─── PROVIDED ENTRIES

@@ -350,10 +397,65 @@
     const float* const S0 = smem;
     const float* const S1 = smem + STAGE;
 
+    const bool scale = p.beta_mode == BETA_SCALE;
+    const float beta = p.beta;
+    auto raw_rsrc = [](const float* rows) {
+      const uint64_t cb = (uint64_t)(uintptr_t)rows;
+      const int4v r = {(int)(uint32_t)cb, (int)((uint32_t)(cb >> 32) & 0xffffu), 0x7fffffff,
+                       0x00020000};
+      return r;
+    };
+    auto ldrow_at = [&](const int4v crs_t, unsigned voff, int i, floatx4 (&v)[16]) {
+#pragma unroll
+      for (int e = 0; e < 16; ++e) {
+        const unsigned so = c_soff(i, e);
+        if (PERS || e == 0)
+          asm volatile("s_nop 4\n\tbuffer_load_dwordx4 %0, %1, %2, %3 offen"
+                       : "=&v"(v[e])
+                       : "v"(voff), "s"(crs_t), "s"(so)
+                       : "memory");
+        else
+          asm volatile("buffer_load_dwordx4 %0, %1, %2, %3 offen"
+                       : "=&v"(v[e])
+                       : "v"(voff), "s"(crs_t), "s"(so)
+                       : "memory");
+      }
+    };
+    auto waitrow = [&](auto N_, floatx4 (&v)[16]) {
+      asm volatile("s_waitcnt vmcnt(%[n])"
+                   : "+v"(v[0]), "+v"(v[1]), "+v"(v[2]), "+v"(v[3]), "+v"(v[4]), "+v"(v[5]),
+                     "+v"(v[6]), "+v"(v[7])
+                   : [n] "n"(decltype(N_)::value)
+                   : "memory");
+      asm volatile(""
+                   : "+v"(v[8]), "+v"(v[9]), "+v"(v[10]), "+v"(v[11]), "+v"(v[12]), "+v"(v[13]),
+                     "+v"(v[14]), "+v"(v[15])
+                   :
+                   : "memory");
+    };
+    auto mvrow = [&](auto I_, const floatx4 (&v)[16]) {
+      constexpr int I = decltype(I_)::value;
+#pragma unroll
+      for (int j = 0; j < 4; ++j) {
+#pragma unroll
+        for (int e = 0; e < 16; ++e) {
+          const float c = v[e][j];
+          acc[I][j][e] = scale ? beta * c : c;
+        }
+        asm volatile("" : "+a"(acc[I][j]));
+      }
+    };
+    using N0 = std::integral_constant<int, 0>;
+    using N16 = std::integral_constant<int, 16>;
+    using N32 = std::integral_constant<int, 32>;
+    using N48 = std::integral_constant<int, 48>;
+
     int tb;
     if (p.beta_mode == BETA_ZERO) {
-      issue(0, 0);
-      issue(BK, 1);
+      if (!(PERS && handed)) {
+        issue(0, 0);
+        issue(BK, 1);
+      }
 #pragma unroll
       for (int i = 0; i < 4; ++i)
 #pragma unroll
@@ -362,82 +464,51 @@
           for (int e = 0; e < 16; ++e) acc[i][j][e] = 0.0f;
           asm volatile("" : "+a"(acc[i][j]));
         }
-      asm volatile("s_waitcnt vmcnt(16)" ::: "memory");
-      bar();
+      if (!(PERS && handed)) {
+        asm volatile("s_waitcnt vmcnt(16)" ::: "memory");
+        bar();
+      }
       TNS_W4_STAMP(1);
       tb = 0;
     } else {
-      const bool scale = p.beta_mode == BETA_SCALE;
-      const float beta = p.beta;
-      const uint64_t cb = (uint64_t)(uintptr_t)(C + row_base * ldc);
-      const int4v crs_raw = {(int)(uint32_t)cb, (int)((uint32_t)(cb >> 32) & 0xffffu), 0x7fffffff,
-                             0x00020000};
-      floatx4 va[16], vb[16];
-      auto ldrow = [&](int i, floatx4 (&v)[16]) {
-#pragma unroll
-        for (int e = 0; e < 16; ++e) {
-          const unsigned so = c_soff(i, e);
-          if (e == 0)
-            asm volatile("s_nop 4\n\tbuffer_load_dwordx4 %0, %1, %2, %3 offen"
-                         : "=&v"(v[e])
-                         : "v"(c_voff), "s"(crs_raw), "s"(so)
-                         : "memory");
-          else
-            asm volatile("buffer_load_dwordx4 %0, %1, %2, %3 offen"
-                         : "=&v"(v[e])
-                         : "v"(c_voff), "s"(crs_raw), "s"(so)
-                         : "memory");
-        }
-      };
-      auto waitrow = [&](auto N_, floatx4 (&v)[16]) {
-        asm volatile("s_waitcnt vmcnt(%[n])"
-                     : "+v"(v[0]), "+v"(v[1]), "+v"(v[2]), "+v"(v[3]), "+v"(v[4]), "+v"(v[5]),
-                       "+v"(v[6]), "+v"(v[7])
-                     : [n] "n"(decltype(N_)::value)
-                     : "memory");
-        asm volatile(""
-                     : "+v"(v[8]), "+v"(v[9]), "+v"(v[10]), "+v"(v[11]), "+v"(v[12]), "+v"(v[13]),
-                       "+v"(v[14]), "+v"(v[15])
-                     :
-                     : "memory");
-      };
-      auto mvrow = [&](auto I_, const floatx4 (&v)[16]) {
-        constexpr int I = decltype(I_)::value;
-#pragma unroll
-        for (int j = 0; j < 4; ++j) {
-#pragma unroll
-          for (int e = 0; e < 16; ++e) {
-            const float c = v[e][j];
-            acc[I][j][e] = scale ? beta * c : c;
-          }
-          asm volatile("" : "+a"(acc[I][j]));
-        }
-      };
-      using N0 = std::integral_constant<int, 0>;
-      using N16 = std::integral_constant<int, 16>;
-      using N32 = std::integral_constant<int, 32>;
-
-      issue(0, 0);
-      ldrow(0, va);
-      issue(BK, 1);
-      ldrow(1, vb);
-      waitrow(N32{}, va);
-      bar();
+      const int4v crs_raw = raw_rsrc(cur.c_rows);
+      auto ldrow = [&](int i, floatx4 (&v)[16]) { ldrow_at(crs_raw, c_voff, i, v); };
+      if (!(PERS && handed)) {
+        issue(0, 0);
+        ldrow(0, va);
+        issue(BK, 1);
+        ldrow(1, vb);
+        waitrow(N32{}, va);
+        bar();
+      }
       mvrow(R0{}, va);
       ldrow(2, va);
       rfrag(S0, 0, 0, fa0, fb0);
       __builtin_amdgcn_sched_barrier(0);
       TNS_W4_STAMP(1);
-      unit(R0{}, S0, R0{}, S1, [&] {
-        asm volatile("s_waitcnt vmcnt(32)" ::: "memory");
-        bar();
-      }, none1);
-      unit(R0{}, S1, R1{}, S0, [&] {
-        waitrow(N16{}, vb);
-        mvrow(R1{}, vb);
-        ldrow(3, vb);
-      }, none1);
-      unit(R1{}, S0, R1{}, S1, none, none1);
+      if constexpr (!PERS) {
+        unit(R0{}, S0, R0{}, S1, [&] {
+          asm volatile("s_waitcnt vmcnt(32)" ::: "memory");
+          bar();
+        }, none1);
+        unit(R0{}, S1, R1{}, S0, [&] {
+          waitrow(N16{}, vb);
+          mvrow(R1{}, vb);
+          ldrow(3, vb);
+        }, none1);
+        unit(R1{}, S0, R1{}, S1, none, none1);
+      } else {
+        unit(R0{}, S0, R1{}, S0, [&] {
+          if (!handed) waitrow(N16{}, vb);
+          mvrow(R1{}, vb);
+          ldrow(3, vb);
+        }, none1);
+        unit(R1{}, S0, R0{}, S1, [&] {
+          asm volatile("s_waitcnt vmcnt(48)" ::: "memory");
+          bar();
+        }, none1);
+        unit(R0{}, S1, R1{}, S1, none, none1);
+      }
       unit(R1{}, S1, R2{}, S0, [&] {
         waitrow(N16{}, va);
         mvrow(R2{}, va);
@@ -485,31 +556,107 @@
       __builtin_amdgcn_raw_buffer_store_b128(__builtin_bit_cast(int4v, v), crs, c_voff,
                                              c_soff(I, e), 0);
     };
-    unit(R0{}, sA, R1{}, sA, none, none1);
-    unit(R1{}, sA, R0{}, sB, [&] {
-      asm volatile("s_waitcnt vmcnt(0)" ::: "memory");
-      bar();
-    }, none1);
-    unit(R0{}, sB, R1{}, sB, none, none1);
-    unit(R1{}, sB, R2{}, sA, none, [&](int s) { store1(R0{}, s); });
-    unit(R2{}, sA, R2{}, sB, none, [&](int s) { store1(R1{}, s); });
-    unit(R2{}, sB, R3{}, sA, none, none1);
-    unit(R3{}, sA, R3{}, sB, none, [&](int s) { store1(R2{}, s); });
-    unit(R3{}, sB, RN{}, sB, none, none1);
-    TNS_W4_STAMP(2);
-#pragma unroll
-    for (int e = 0; e < 16; ++e) store1(R3{}, e);
+    if constexpr (!PERS) {
+      unit(R0{}, sA, R1{}, sA, none, none1);
+      unit(R1{}, sA, R0{}, sB, [&] {
+        asm volatile("s_waitcnt vmcnt(0)" ::: "memory");
+        bar();
+      }, none1);
+      unit(R0{}, sB, R1{}, sB, none, none1);
+      unit(R1{}, sB, R2{}, sA, none, [&](int s) { store1(R0{}, s); });
+      unit(R2{}, sA, R2{}, sB, none, [&](int s) { store1(R1{}, s); });
+      unit(R2{}, sB, R3{}, sA, none, none1);
+      unit(R3{}, sA, R3{}, sB, none, [&](int s) { store1(R2{}, s); });
+      unit(R3{}, sB, RN{}, sB, none, none1);
+      TNS_W4_STAMP(2);
+#pragma unroll
+      for (int e = 0; e < 16; ++e) store1(R3{}, e);
+    } else {
+      {
+        typedef const __attribute__((address_space(4))) GemmArgs* kernarg_ptr;
+        kernarg_ptr g = (kernarg_ptr)__builtin_amdgcn_kernarg_segment_ptr();
+        asm volatile("" : "+s"(g));
+        const int nb = (int)(g->M / BM) * (int)(g->N / BN);
+        int bid = item_bid + (int)(gridDim.x % (unsigned)nb);
+        int64_t bz = item_bz + (int64_t)(gridDim.x / (unsigned)nb);
+        if (bid >= nb) {
+          bid -= nb;
+          ++bz;
+        }
+        more = bz < g->batch;
+        item_bid = bid;
+        item_bz = bz;
+        if (more) nxt = tile_of(*g, bz, bid);
+      }
+      const bool hand = more && !(nt & 1);
+      const bool loadc = p.beta_mode != BETA_ZERO;
+      const int4v crs_nxt = raw_rsrc(nxt.c_rows);
+#ifdef TNS_W4_STAMPS
+      put_stamps(held_item, held);
+      held_item = -1;
+#endif
+      unit(R0{}, sA, R1{}, sA, none, none1);
+      unit(R1{}, sA, R2{}, sA, none, none1);
+      unit(R2{}, sA, R3{}, sA, none, none1);
+      unit(R3{}, sA, R0{}, sB, [&] {
+        asm volatile("s_waitcnt vmcnt(0)" ::: "memory");
+        bar();
+      }, none1);
+#pragma unroll
+      for (int e = 0; e < 16; ++e) asm volatile("" : "=v"(va[e]), "=v"(vb[e]));
+      if (hand && loadc) {
+        ldrow_at(crs_nxt, nxt.c_voff, 0, va);
+        ldrow_at(crs_nxt, nxt.c_voff, 1, vb);
+      }
+      unit(R0{}, sB, R1{}, sB, none, [&](int s) {
+        if (hand && s < 8) {
+          issue1_at(nxt.a_row0, nxt.b_row0, 2 * s, 0, 0);
+          issue1_at(nxt.a_row0, nxt.b_row0, 2 * s + 1, 0, 0);
+        }
+      });
+      unit(R1{}, sB, R2{}, sB, none, [&](int s) { store1(R0{}, s); });
+      unit(R2{}, sB, R3{}, sB, none, [&](int s) { store1(R1{}, s); });
+      unit(R3{}, sB, RN{}, sB, none, [&](int s) { store1(R2{}, s); });
+      TNS_W4_STAMP(2);
+      if (hand) {
+        if (loadc) {
+          waitrow(N48{}, va);
+          asm volatile(""
+                       : "+v"(vb[0]), "+v"(vb[1]), "+v"(vb[2]), "+v"(vb[3]), "+v"(vb[4]),
+                         "+v"(vb[5]), "+v"(vb[6]), "+v"(vb[7])
+                       :
+                       : "memory");
+          asm volatile(""
+                       : "+v"(vb[8]), "+v"(vb[9]), "+v"(vb[10]), "+v"(vb[11]), "+v"(vb[12]),
+                         "+v"(vb[13]), "+v"(vb[14]), "+v"(vb[15])
+                       :
+                       : "memory");
+        } else {
+          asm volatile("s_waitcnt vmcnt(48)" ::: "memory");
+        }
+        bar();
+        issue_at(nxt.a_row0, nxt.b_row0, BK, 1);
+      }
+#pragma unroll
+      for (int e = 0; e < 16; ++e) store1(R3{}, e);
+      if (more && !hand) bar();
+      handed = hand;
+    }
   }
 #ifdef TNS_W4_STAMPS
-  asm volatile("s_waitcnt vmcnt(0)" ::: "memory");
+  if (!(PERS && more)) asm volatile("s_waitcnt vmcnt(0)" ::: "memory");
   TNS_W4_STAMP(3);
-  const unsigned blk = blockIdx.y * gridDim.x + blockIdx.x;
-  if (lane == 0 && p.stamps != nullptr && blk < (1u << 16)) {
-    unsigned long long* d = reinterpret_cast<unsigned long long*>(p.stamps) + (4 * blk + wid) * 4;
-#pragma unroll
-    for (int i = 0; i < 4; ++i) d[i] = stamp[i];
+  if (PERS && more) {
+#pragma unroll
+    for (int i = 0; i < 4; ++i) held[i] = stamp[i];
+    held_item = stamp_item;
+  } else {
+    put_stamps(stamp_item, stamp);
   }
 #endif
+  if (!PERS || !more) break;
+  cur = nxt;
+  }
 }
 
 bool aligned16(const void* q) { return (reinterpret_cast<uintptr_t>(q) & 15) == 0; }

──────

## EXERCISE OBJECTIVE
Only lines with the word "unsigned" should be collected from the material.

## EXERCISE RESPONSE
+    auto ldrow_at = [&](const int4v crs_t, unsigned voff, int i, floatx4 (&v)[16]) {
+        const unsigned so = c_soff(i, e);
-          const unsigned so = c_soff(i, e);
+        int bid = item_bid + (int)(gridDim.x % (unsigned)nb);
+        int64_t bz = item_bz + (int64_t)(gridDim.x / (unsigned)nb);
-  const unsigned blk = blockIdx.y * gridDim.x + blockIdx.x;
-    unsigned long long* d = reinterpret_cast<unsigned long long*>(p.stamps) + (4 * blk + wid) * 4;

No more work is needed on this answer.